Australia | Jul 08 2011

Bradken announces two acquisitions
– Deals should boost earnings and product offering
– Stock upgraded to Buy by Credit Suisse and Deutsche Bank


By Chris Shaw

In May Bradken ((BKN)) announced a capital raising, one that was seen by brokers as dilutive to earnings in the absence of any associated acquisitions. This dilutionary impact has, in the view of Deutsche Bank, now been offset by the purchase of Norcast Wear Solutions and Australian and Overseas Alloys for a total of $222 million.

Both the companies being acquired manufacture and sell mining wear parts, management at Bradken expecting the combined purchases will add $28 million including synergies to EBITDA (earnings before interest, tax, depreciation and amortisation) in FY12.

The purchases also allow Bradken to combine its existing Liner unit to the Norcast operations. BA Merrill Lynch expects this will create for Bradken a global leading offering with around 40% market share.

Guidance from management is for EBITDA in FY12 of $245-$255 million, which Deutsche notes would represent growth of 25-30% from expected EBITDA of around $196 million this year. As BA-ML notes, the market had not recognised the benefits of lower debt rates, meaning its own forecasts and market estimates for FY12 in particular had been too low.

On the back of the acquisitions brokers across the market have lifted earnings estimates for Bradken, Deutsche lifting its earnings per share (EPS) forecasts by 18% in FY12 and by 10% in FY13. Forecasts now stand at 60c this year, 71c in FY12 and 79c in FY13.

Credit Suisse has lifted its forecasts by an average of 8% to 59.5c, 69.6c and 83.2c respectively, while consensus EPS forecasts according to the FNArena database now stand at 61.4c for FY11 and 68.4c for FY12.

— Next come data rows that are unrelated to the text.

template <typename T, bool TAIL>
__device__ __forceinline__ void store_row32(T* crow, float (&f)[32], int accumulate, int ncols) {
  if (accumulate) add_row32<T, TAIL>(f, crow, ncols);
  const bool vec = !TAIL || (ncols >= 32 && (reinterpret_cast<uintptr_t>(crow) & 15) == 0);
  if (vec && (reinterpret_cast<uintptr_t>(crow) & 31) == 0) {
    if constexpr (sizeof(T) == 2) {
#pragma unroll
      for (int j = 0; j < 32; j += 16)
        st_global_256(crow + j, pack_bf16x2(f[j], f[j + 1]), pack_bf16x2(f[j + 2], f[j + 3]), pack_bf16x2(f[j + 4], f[j + 5]),
                      pack_bf16x2(f[j + 6], f[j + 7]), pack_bf16x2(f[j + 8], f[j + 9]), pack_bf16x2(f[j + 10], f[j + 11]),
                      pack_bf16x2(f[j + 12], f[j + 13]), pack_bf16x2(f[j + 14], f[j + 15]));
    } else {
#pragma unroll
      for (int j = 0; j < 32; j += 8)
        st_global_256(crow + j, __float_as_uint(f[j]), __float_as_uint(f[j + 1]), __float_as_uint(f[j + 2]), __float_as_uint(f[j + 3]),
                      __float_as_uint(f[j + 4]), __float_as_uint(f[j + 5]), __float_as_uint(f[j + 6]), __float_as_uint(f[j + 7]));
    }
  } else if (vec) {
    if constexpr (sizeof(T) == 2) {
#pragma unroll
      for (int j = 0; j < 32; j += 8)
        *reinterpret_cast<uint4*>(crow + j) =
            make_uint4(pack_bf16x2(f[j], f[j + 1]), pack_bf16x2(f[j + 2], f[j + 3]), pack_bf16x2(f[j + 4], f[j + 5]), pack_bf16x2(f[j + 6], f[j + 7]));
    } else {
#pragma unroll
      for (int j = 0; j < 32; j += 4) *reinterpret_cast<float4*>(crow + j) = make_float4(f[j], f[j + 1], f[j + 2], f[j + 3]);
    }
  } else {
#pragma unroll
    for (int j = 0; j < 32; j++)
      if (j < ncols) st_f<T>(crow + j, f[j]);
  }
}

typedef CUresult (*EncodeTiledFn)(CUtensorMap*, CUtensorMapDataType, cuuint32_t, void*, const cuuint64_t*, const cuuint64_t*,
                                  const cuuint32_t*, const cuuint32_t*, CUtensorMapInterleave, CUtensorMapSwizzle,
                                  CUtensorMapL2promotion, CUtensorMapFloatOOBfill);
struct Driver {
  EncodeTiledFn encode = nullptr;
  int sms = 132;
};

inline const Driver& driver() {
  static const Driver d = [] {
    Driver r;
    int dev = 0, sms = 0;
    if (cudaGetDevice(&dev) == cudaSuccess && cudaDeviceGetAttribute(&sms, cudaDevAttrMultiProcessorCount, dev) == cudaSuccess && sms > 0)
      r.sms = sms;
    void* fn = nullptr;
    cudaDriverEntryPointQueryResult q;
    if (cudaGetDriverEntryPoint("cuTensorMapEncodeTiled", &fn, cudaEnableDefault, &q) == cudaSuccess && q == cudaDriverEntryPointSuccess)
      r.encode = reinterpret_cast<EncodeTiledFn>(fn);
    (void)cudaGetLastError();
    return r;
  }();
  return d;
}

Price targets have similarly been increased, UBS lifting its target to $10.15 from $9.15 and BA-ML to $10.00 from $9.14. The consensus price target according to the database is $9.62, up from $9.24 previously.

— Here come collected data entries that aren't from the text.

diff --git a/elastic_gpu_agent_amd/native/build.py b/elastic_gpu_agent_amd/native/build.py
--- a/elastic_gpu_agent_amd/native/build.py
+++ b/elastic_gpu_agent_amd/native/build.py
@@ -48,7 +48,8 @@
     src = os.path.join(HERE, "fastwire.cpp")
     ext = sysconfig.get_config_var("EXT_SUFFIX")
     out = os.path.join(PKG, f"_fastwire{ext}")
-    headers = [os.path.join(HERE, h) for h in ("wirecore.h", "idruns.h", "hashmemo.h", "bindfx.h")]
+    headers = [os.path.join(HERE, h) for h in ("wirecore.h", "idruns.h", "hashmemo.h", "bindfx.h",
+                                                   "cuocc.h")]
     if not force and _newer(out, src, *headers):
         return out
     _run(
diff --git a/elastic_gpu_agent_amd/native/build_fuzz.py b/elastic_gpu_agent_amd/native/build_fuzz.py
--- a/elastic_gpu_agent_amd/native/build_fuzz.py
+++ b/elastic_gpu_agent_amd/native/build_fuzz.py
@@ -98,6 +98,11 @@
     return build_selftest(out, "bindfx_selftest.cpp")
 
 
+def build_cuocc_selftest(out=None):
+    out = out or os.path.join(REPO, "bin", "egpu-cuocc-selftest")
+    return build_selftest(out, "cuocc_selftest.cpp")
+
+
 if __name__ == "__main__":
     if "--selftest" in sys.argv:
         rc = subprocess.call([build_selftest()])
@@ -107,7 +112,8 @@
         rc = rc or subprocess.call([build_mx_ref_selftest()])
         rc = rc or subprocess.call([build_h2frame_selftest()])
         rc = rc or subprocess.call([build_hash_memo_selftest()])
-        sys.exit(rc or subprocess.call([build_bindfx_selftest()]))
+        rc = rc or subprocess.call([build_bindfx_selftest()])
+        sys.exit(rc or subprocess.call([build_cuocc_selftest()]))
     binary = build()
     if "--replay" in sys.argv:
         sys.exit(replay(binary))
diff --git a/elastic_gpu_agent_amd/native/cuocc.h b/elastic_gpu_agent_amd/native/cuocc.h
--- /dev/null
+++ b/elastic_gpu_agent_amd/native/cuocc.h
@@ -0,0 +1,351 @@
+#pragma once
+
+#include <algorithm>
+#include <cstddef>
+#include <cstdint>
+#include <iterator>
+#include <limits>
+#include <list>
+#include <optional>
+#include <stdexcept>
+#include <string>
+#include <unordered_map>
+#include <utility>
+#include <vector>
+
+namespace cuocc {
+
+constexpr int64_t kNoGpu = std::numeric_limits<int64_t>::min();
+
+class Bits {
+ public:
+  bool test(int64_t i) const {
+    if (i < 0) return false;
+    size_t k = (size_t)i >> 6;
+    return k < w_.size() && (w_[k] >> (i & 63) & 1);
+  }
+  void set(int64_t i) {
+    if (i < 0) return;
+    size_t k = (size_t)i >> 6;
+    if (k >= w_.size()) w_.resize(k + 1, 0);
+    w_[k] |= uint64_t(1) << (i & 63);
+  }
+  void clear(int64_t i) {
+    if (i < 0) return;
+    size_t k = (size_t)i >> 6;
+    if (k < w_.size()) w_[k] &= ~(uint64_t(1) << (i & 63));
+  }
+  void merge(const Bits& o) {
+    if (o.w_.size() > w_.size()) w_.resize(o.w_.size(), 0);
+    for (size_t k = 0; k < o.w_.size(); ++k) w_[k] |= o.w_[k];
+  }
+  int64_t count() const {
+    int64_t n = 0;
+    for (uint64_t w : w_) n += __builtin_popcountll(w);
+    return n;
+  }
+  int64_t top() const {
+    for (size_t k = w_.size(); k-- > 0;)
+      if (w_[k]) return (int64_t)(k * 64 + 63 - __builtin_clzll(w_[k]));
+    return -1;
+  }
+  template <class F>
+  void for_each(F f) const {
+    for (size_t k = 0; k < w_.size(); ++k)
+      for (uint64_t w = w_[k]; w; w &= w - 1)
+        f((int64_t)(k * 64 + __builtin_ctzll(w)));
+  }
+
+ private:
+  std::vector<uint64_t> w_;
+};
+
+struct Row {
+  std::string hash;
+  int64_t gpu = 0;
+  std::vector<uint32_t> words;
+  int64_t n_cus = 0;
+  int rank = 0;
+  int64_t orig_n_cus = 0;
+  int64_t percent = 0;
+};
+
+struct Placement {
+  Row own;
+  std::vector<Row> victims;
+};
+
+class Occupancy {
+ public:
+  Occupancy(int64_t default_total, int64_t default_xcds)
+      : default_geo_{default_total, default_xcds} {
+    check_geometry(default_total, default_xcds);
+  }
+
+  void set_geometry(int64_t gpu, int64_t total, int64_t xcds) {
+    check_geometry(total, xcds);
+    geo_[gpu] = Geometry{total, xcds};
+  }
+
+  size_t size() const { return order_.size(); }
+
+  void load(const std::string& hash, int64_t gpu, const std::vector<uint32_t>& words,
+            int rank, int64_t orig_n_cus, int64_t percent) {
+    Alloc a;
+    a.hash = hash;
+    a.gpu = gpu;
+    for (size_t i = 0; i < words.size(); ++i)
+      for (uint32_t w = words[i]; w; w &= w - 1)
+        a.cus.set((int64_t)(i * 32 + __builtin_ctz(w)));
+    a.rank = rank;
+    a.orig_n_cus = orig_n_cus;
+    a.percent = percent;
+    auto it = index_.find(hash);
+    if (it != index_.end()) {
+      *it->second = std::move(a);
+      return;
+    }
+    order_.push_back(std::move(a));
+    index_.emplace(hash, std::prev(order_.end()));
+  }
+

Credit Suisse takes the view the additional earnings being generated via Bradken's acquisitions will alleviate market concerns with respect to earnings risk for FY12. These risks stem from the ESCO business and rail margins.

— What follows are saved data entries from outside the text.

template <bool IOTA, int DB, bool SMALL = false>
__global__ __launch_bounds__(RS_THREADS) void radix_scatter_kernel(
    const uint32_t* __restrict__ keys_in, const uint32_t* __restrict__ vals_in, uint32_t* __restrict__ keys_out,
    uint32_t* __restrict__ vals_out, const uint32_t* __restrict__ n_ptr, uint32_t cap, int shift, uint32_t mask,
    const uint32_t* __restrict__ hist, const uint32_t* __restrict__ digit_total, int nb_max,
    uint32_t* __restrict__ hist_next = nullptr, int shift_next = 0, uint32_t mask_next = 0u) {
  constexpr int ND = 1 << DB;
  constexpr int DPT = ND / RS_THREADS;
  const uint32_t n = dev_n(n_ptr, cap);
  const uint32_t nb_live = (n + RS_TILE - 1) / RS_TILE;
  if (blockIdx.x >= nb_live) return;
  const uint32_t tile = SMALL ? blockIdx.x : rs_tile(blockIdx.x, nb_live);
  const uint32_t base = tile * RS_TILE;
  __shared__ uint32_t wcount[RS_WAVES][ND];
  const int wave = threadIdx.x >> 6;
  const unsigned lane = threadIdx.x & 63;
#pragma unroll
  for (int w = 0; w < RS_WAVES; ++w)
#pragma unroll
    for (int d = threadIdx.x; d < ND; d += RS_THREADS) wcount[w][d] = 0;
  __syncthreads();
  uint32_t k[RS_ITEMS], v[RS_ITEMS], rk[RS_ITEMS];
  const unsigned long long lt = lanemask_lt();
  volatile uint32_t* cnt = wcount[wave];
  uint32_t my_digit_total[DPT], my_hist[DPT];
  if constexpr (SMALL) {
    const int nb = (int)((n + RS_TILE - 1) / RS_TILE);
#pragma unroll
    for (int j = 0; j < DPT; ++j) {
      const uint32_t* row = hist + (size_t)(threadIdx.x * DPT + j) * nb_max;
      uint32_t before = 0, total = 0;
      for (int b0 = 0; b0 < nb; b0 += 8) {
        uint32_t v8[8];
#pragma unroll
        for (int u = 0; u < 8; ++u) v8[u] = (b0 + u < nb) ? row[b0 + u] : 0u;
#pragma unroll
        for (int u = 0; u < 8; ++u) { total += v8[u]; before += (b0 + u < (int)tile) ? v8[u] : 0u; }
      }
      my_digit_total[j] = total; my_hist[j] = before;
    }
  } else {
#pragma unroll
  for (int j = 0; j < DPT; ++j) {
    my_digit_total[j] = digit_total[threadIdx.x * DPT + j];
    my_hist[j] = hist[(size_t)(threadIdx.x * DPT + j) * nb_max + tile];
  }
  }
#pragma unroll
  for (int i = 0; i < RS_ITEMS; ++i) {
    const uint32_t idx = base + wave * RS_SEG + i * WAVE + lane;
    const bool valid = idx < n;
    k[i] = valid ? keys_in[idx] : 0xffffffffu;
    v[i] = valid ? (IOTA ? idx : vals_in[idx]) : 0u;
  }
#pragma unroll
  for (int i = 0; i < RS_ITEMS; ++i) {
    const uint32_t idx = base + wave * RS_SEG + i * WAVE + lane;
    const bool valid = idx < n;
    const uint32_t dg = (k[i] >> shift) & mask;
    unsigned long long peers = __ballot(valid);
    const uint32_t dg0 = __builtin_amdgcn_readfirstlane(dg);
    if (!__all(!valid || dg == dg0)) {
#pragma unroll
      for (int bit = 0; bit < DB; ++bit) {
        const bool set = (dg >> bit) & 1u;
        const unsigned long long bal = __ballot(set);
        peers &= set ? bal : ~bal;
      }
    }
    const uint32_t in_round = (uint32_t)__popcll(peers & lt);
    const uint32_t total = (uint32_t)__popcll(peers);
    uint32_t old = 0;
    if (valid) {
      old = cnt[dg];
      if (in_round == 0) cnt[dg] = old + total;
    }
    rk[i] = old + in_round;
    __builtin_amdgcn_wave_barrier();
  }
  __syncthreads();
  __shared__ uint32_t gbase[ND], lstart[ND];
  __shared__ uint32_t st_k[RS_TILE], st_v[RS_TILE];
  __shared__ uint32_t part_a[4], part_b[4];
  {
    uint32_t cnt_d[DPT], sum_l = 0, sum_g = 0;
#pragma unroll
    for (int j = 0; j < DPT; ++j) {
      const int d = threadIdx.x * DPT + j;
      uint32_t tot = 0;
#pragma unroll
      for (int w = 0; w < RS_WAVES; ++w) {
        const uint32_t c = wcount[w][d];
        wcount[w][d] = tot;
        tot += c;
      }
      cnt_d[j] = tot;
      sum_l += tot;
      sum_g += my_digit_total[j];
    }
    uint32_t run_l = block256_incl_scan(sum_l, part_a) - sum_l;
    uint32_t run_g = block256_incl_scan(sum_g, part_b) - sum_g;
#pragma unroll
    for (int j = 0; j < DPT; ++j) {
      const int d = threadIdx.x * DPT + j;
      lstart[d] = run_l;
      gbase[d] = run_g + my_hist[j];
      run_l += cnt_d[j];
      run_g += my_digit_total[j];
    }
  }
  __syncthreads();
#pragma unroll
  for (int i = 0; i < RS_ITEMS; ++i) {
    const uint32_t idx = base + wave * RS_SEG + i * WAVE + lane;
    if (idx < n) {
      const uint32_t dg = (k[i] >> shift) & mask;
      const uint32_t lp = lstart[dg] + wcount[wave][dg] + rk[i];
      st_k[lp] = k[i];
      st_v[lp] = v[i];
    }
  }
  __syncthreads();
  const uint32_t nblk = min((uint32_t)RS_TILE, n - base);
  for (uint32_t j = threadIdx.x; j < nblk; j += RS_THREADS) {
    const uint32_t kk = st_k[j];
    const uint32_t dg = (kk >> shift) & mask;
    const uint32_t dst = gbase[dg] + (j - lstart[dg]);
    keys_out[dst] = kk;
    vals_out[dst] = st_v[j];
    if constexpr (SMALL) {
      if (hist_next) {
        const uint32_t word = ((kk >> shift_next) & mask_next) * (uint32_t)nb_max + dst / RS_TILE;
        const uint32_t prev = (uint32_t)__shfl_up((int)word, 1);
        const bool start = lane == 0 || prev != word;
        const unsigned long long starts = __ballot(start), act = __ballot(true);
        if (start) {
          const unsigned long long later = (lane == 63) ? 0ull : (starts >> (lane + 1));
          const unsigned nact = (unsigned)__popcll(act);
          const unsigned next = later ? (lane + 1 + (unsigned)__builtin_ctzll(later)) : nact;
          atomicAdd(hist_next + word, next - lane);
        }
      }
    }
  }
}

__global__ __launch_bounds__(256) void zero_bytes_kernel(uint8_t* __restrict__ p, size_t bytes) {
  const size_t head = ((size_t)(-(intptr_t)p) & 15u) < bytes ? ((size_t)(-(intptr_t)p) & 15u) : bytes;
  const size_t n16 = (bytes - head) >> 4;
  uint4* q = reinterpret_cast<uint4*>(p + head);
// ... 18 lines not shown
  TRASE_POST_LAUNCH("fill_u32", stream, 0);
  return TRASE_OK;
}
__global__ __launch_bounds__(256) void split_pair_ids_kernel(const uint32_t* __restrict__ sorted, int P, uint32_t* __restrict__ ids0,
                                                             uint32_t* __restrict__ ids1) {
  const int i = blockIdx.x * 256 + threadIdx.x;
  if (i >= 2 * P) return;
  const uint32_t v = sorted[i];
  if (i < P) ids0[i] = v; else ids1[i - P] = v - (uint32_t)P;
}
int launch_split_pair_ids(const LaunchCtx& c, const uint32_t* sorted, int P, uint32_t* ids0, uint32_t* ids1) {
  TRASE_LAUNCH("split_pair_ids", c.stream, c.debug, split_pair_ids_kernel, dim3((2 * P + 255) / 256), dim3(256), 0, sorted, P, ids0, ids1);
  return TRASE_OK;
}

int radix_passes(int bit_lo, int bit_hi, int digit_bits) { return (bit_hi - bit_lo + digit_bits - 1) / digit_bits; }
bool radix_sort_is_short(int nb, int hist_copies, int passes) {
  static const bool small_off = [] { const char* e = getenv("TRASE_SORT_SMALL"); return e && atoi(e) == 0; }();
  return nb <= RS_SMALL_NB && hist_copies >= passes && !small_off;
}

This, plus revised earnings expectations implying average earnings growth of 15% through FY14, is enough for Credit Suisse to upgrade Bradken to an Outperform rating from Neutral previously. Deutsche has made a similar upgrade in the expectation Bradken will benefit from macro tailwinds.

Deutsche estimates Bradken is trading on an earnings multiple of 10.4 times in FY13. Others in the market agree as post the upgrades by Deutsche Bank and Credit Suisse, Bradken scores a perfect six-for-six Buy ratings.

Shares in Bradken today are higher and as at 10.50am the stock was up 39c or 4.7% at $8.64. Over the past year Bradken has traded in a range of $7.08 to $9.60, the current share price implying upside of around 16% to the consensus price target in the FNArena database.